Total, ¿me aconsejas que lo deje así, no?


----------



## Blu di Prussia

sabrinita85 said:


> Total, ¿me aconsejas que lo deje así, no?



Por mi parte puedes dejarlo así: _algunas cosas no se pueden decir_. Luego _a piacere_ puedes matizar tu intención según mi último post.


----------



## sabrinita85

Vale, pues muchas gracias!


----------



## Neuromante

Blu:

Estas cosas no dependen de la psicología del *Oyente* sino de la psicología de los *hablantes* de una lengua y no tienen nada que ver con normas y conceptos gramaticales sino con el uso activo de la lengua 
Por otra parte Cristina se refiere a la forma de expresarse, a las estructuras a las que es más fácil recurrir, incluso por como se mueve la lengua en la boca. Nada que ver con voces activas o pasivas
Sobre lo de  "bloqueo mental" nada, absolutamente nada que ver con lo que yo decía. Me refería a como se entiende esa frase en español.
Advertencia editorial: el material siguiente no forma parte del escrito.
+    bool try_conv_pool(const GNode& n, const TInfo& x, const HostTensor& W, const Loc& xin, const float* bias) {
+        const char* fe = getenv("OAR_FUSE_SE_TAIL");
+        if (!(fe && atoi(fe) != 0) || cur + 1 >= (int)E.nodes_.size() || n.out.size() != 1 || !n.residual.empty()) return false;
+        const GNode& pn = E.nodes_[cur + 1];
+        if (pn.op != "AveragePool" || pn.in.size() != 1 || pn.in[0] != n.out[0] || pn.out.size() != 1 || pn.ai("ceil_mode", 0) != 0) return false;
+        for (auto& o : E.output_names_) if (o == n.out[0]) return false;
+        for (int j = 0; j < (int)E.nodes_.size(); ++j) {
+            const GNode& q = E.nodes_[j];
+            if (j != cur + 1) for (auto& s : q.in) if (s == n.out[0]) return false;
+            if (q.residual == n.out[0]) return false;
+        }
+        const int64_t N = x.dims[0], Cin = x.dims[1], H = x.dims[2], Wd = x.dims[3], Cout = W.dims[0];
+        auto ks = pn.ais("kernel_shape"), st = pn.ais("strides");
+        if (ks.size() != 2 || st.size() != 2 || ks[0] != H || ks[1] != 2 || st[1] != 2 || Wd < 2) return false;
+        int64_t pt, pl, pb, pr;
+        get_pads(pn, H, Wd, ks[0], ks[1], st[0], st[1], 1, 1, pt, pl, pb, pr);
+        if (pt || pl || pb || pr) return false;
+        const bool gated = has_input(n, 3);
+        if (N * H * Wd >= ((int64_t)1 << 31) || !k::conv1x1_pool_ok((int)N, (int)H, (int)Wd, (int)Cin, (int)Cout, gated, n.act.kind)) return false;
+        const int64_t T = Wd / 2;
+        Loc gate;
+        if (gated) gate = get(n.in[3]).loc;
+        TInfo& y = new_out(pn.out[0], {N, Cout, 1, T}, Layout::CLAST);
+        k::ConvP p{};
+        p.N = (int)N; p.H = (int)H; p.W = (int)Wd; p.Cin = (int)Cin; p.Ho = 1; p.Wo = (int)T; p.Cout = (int)Cout;
+        p.kh = 1; p.kw = 1; p.sh = 1; p.sw = 1; p.dh = 1; p.dw = 1; p.groups = 1; p.act = n.act; p.bias = bias; p.y_ld = (int)Cout;
+        p.w_fmt = k::IGEMM_W_X6;
+        p.w = conv_weight_igemm(n, W, p.w_fmt);
+        const Loc yl = y.loc;
+        step([=](const RunCtx& c) {
+            k::ConvP q = p;
+            q.x = c.at(xin); q.y = c.mut(yl); q.se = gated ? c.at(gate) : nullptr;
+            k::conv1x1_pool(c.s, q);
+        }, 2.0 * N * H * Wd * Cout * Cin, 4.0 * (N * H * Wd * Cin + N * T * Cout + numel(W.dims)));
+        fused_into_prev.insert(cur + 1);
+        return true;
+    }
+
     void op_conv(const GNode& n) {
         if (n.in.size() > 3 && !n.in[3].empty()) {
             TInfo xg = get(n.in[0]), gt = get(n.in[3]);
@@ -2821,6 +2859,7 @@
         }
         Loc xin = msrc.src.empty() ? to_clast_loc(x) : Loc();
         const float* bias = has_input(n, 2) ? get(n.in[2]).loc.cptr : nullptr;
+        if (msrc.src.empty() && g == 1 && kh == 1 && kw == 1 && sh == 1 && sw == 1 && pt == 0 && pl == 0 && pb == 0 && pr == 0 && try_conv_pool(n, x, W, xin, bias)) return;
         Loc res;
         int res_up = 0;
         if (!n.residual.empty()) {
diff --git a/oar_ocr_amd/csrc/igemm.hip b/oar_ocr_amd/csrc/igemm.hip
--- a/oar_ocr_amd/csrc/igemm.hip
+++ b/oar_ocr_amd/csrc/igemm.hip
@@ -251,6 +251,17 @@
     const int ny = (nfrag + nt - 1) / nt;
     const size_t lds = (size_t)nt * ((K + 31) / 32) * 3072 + (size_t)nt * 64 + 16 + (size_t)ws_x6_se_rows(M, ny, hw) * K * 4;
     return lds <= 160 * 1024;
+}
+
+int conv_igemm_ws_x6_tile(long M, int K, int N, int Cin, bool gated, int hw, int act) {
+    if ((N & 3) || igemm_weight_format(M, K, N, true, Cin) != IGEMM_W_X6) return 0;
+    const int nfrag = (N + 15) / 16, nt = ws_x6_tile(K, nfrag);
+    if (nt == 0 || os_mode() == 2) return 0;
+    if (gated) return conv_igemm_se_ok(M, K, N, hw) ? nt : 0;
+    static const bool os_wide = [] { const char* e = getenv("OAR_IGEMM_OS_WIDE"); return !e || atoi(e) != 0; }();
+    const bool cheap_act = act == ACT_NONE || act == ACT_RELU;
+    if (os_wide && os_mode() != 0 && cheap_act && K >= 320 && N >= 512 && nt <= 4 && os_x6_eligible(M, K, N, Cin)) return 0;
+    return nt;
 }
 
 void conv_igemm(hipStream_t s, const ConvP& c) {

Sinceramente no entiendo nada de lo que has dicho en ese párrafo, no veo ninguna relación en tu respuesta.

Francamente: No sé en Alemania, pero en España la psicología es una cosa distinta a la lengua y a la gramática.


Pd Sabrinita: Haz caso esta vez a los madrelinga. Que, con argumentos distintos, estamos de acuerdo sobre qué frase usar


----------



## Blu di Prussia

> Blu:
> 
> Estas cosas no dependen de la psicología del *Oyente * sino de la psicología de los *hablantes*



Oyente o hablante, una cuestión de psicología al fin y a cabo. A menos que esos hablantes que citas les guste monologar. 



> Francamente: No sé en Alemania, pero en España la psicología es una cosa distinta a la lengua y a la gramática.


 Sin lugar a ninguna duda.




> Pd Sabrinita: Haz caso esta vez a los madrelinga. Que, con argumentos distintos, estamos de acuerdo sobre qué frase usar


 No es muy gentil excluir así a los extranjeros que aprenden castellano. Se hacen caso las ordenes, no las opiniones. Ser de lengua madre no es ningún abolengo linguístico o garantía de competencia Neuro, que los extranjeros deben aceptar por Grazia di Dio. Lo digo sobretodo e per lo più, porque yo también soy hispanohablante.


----------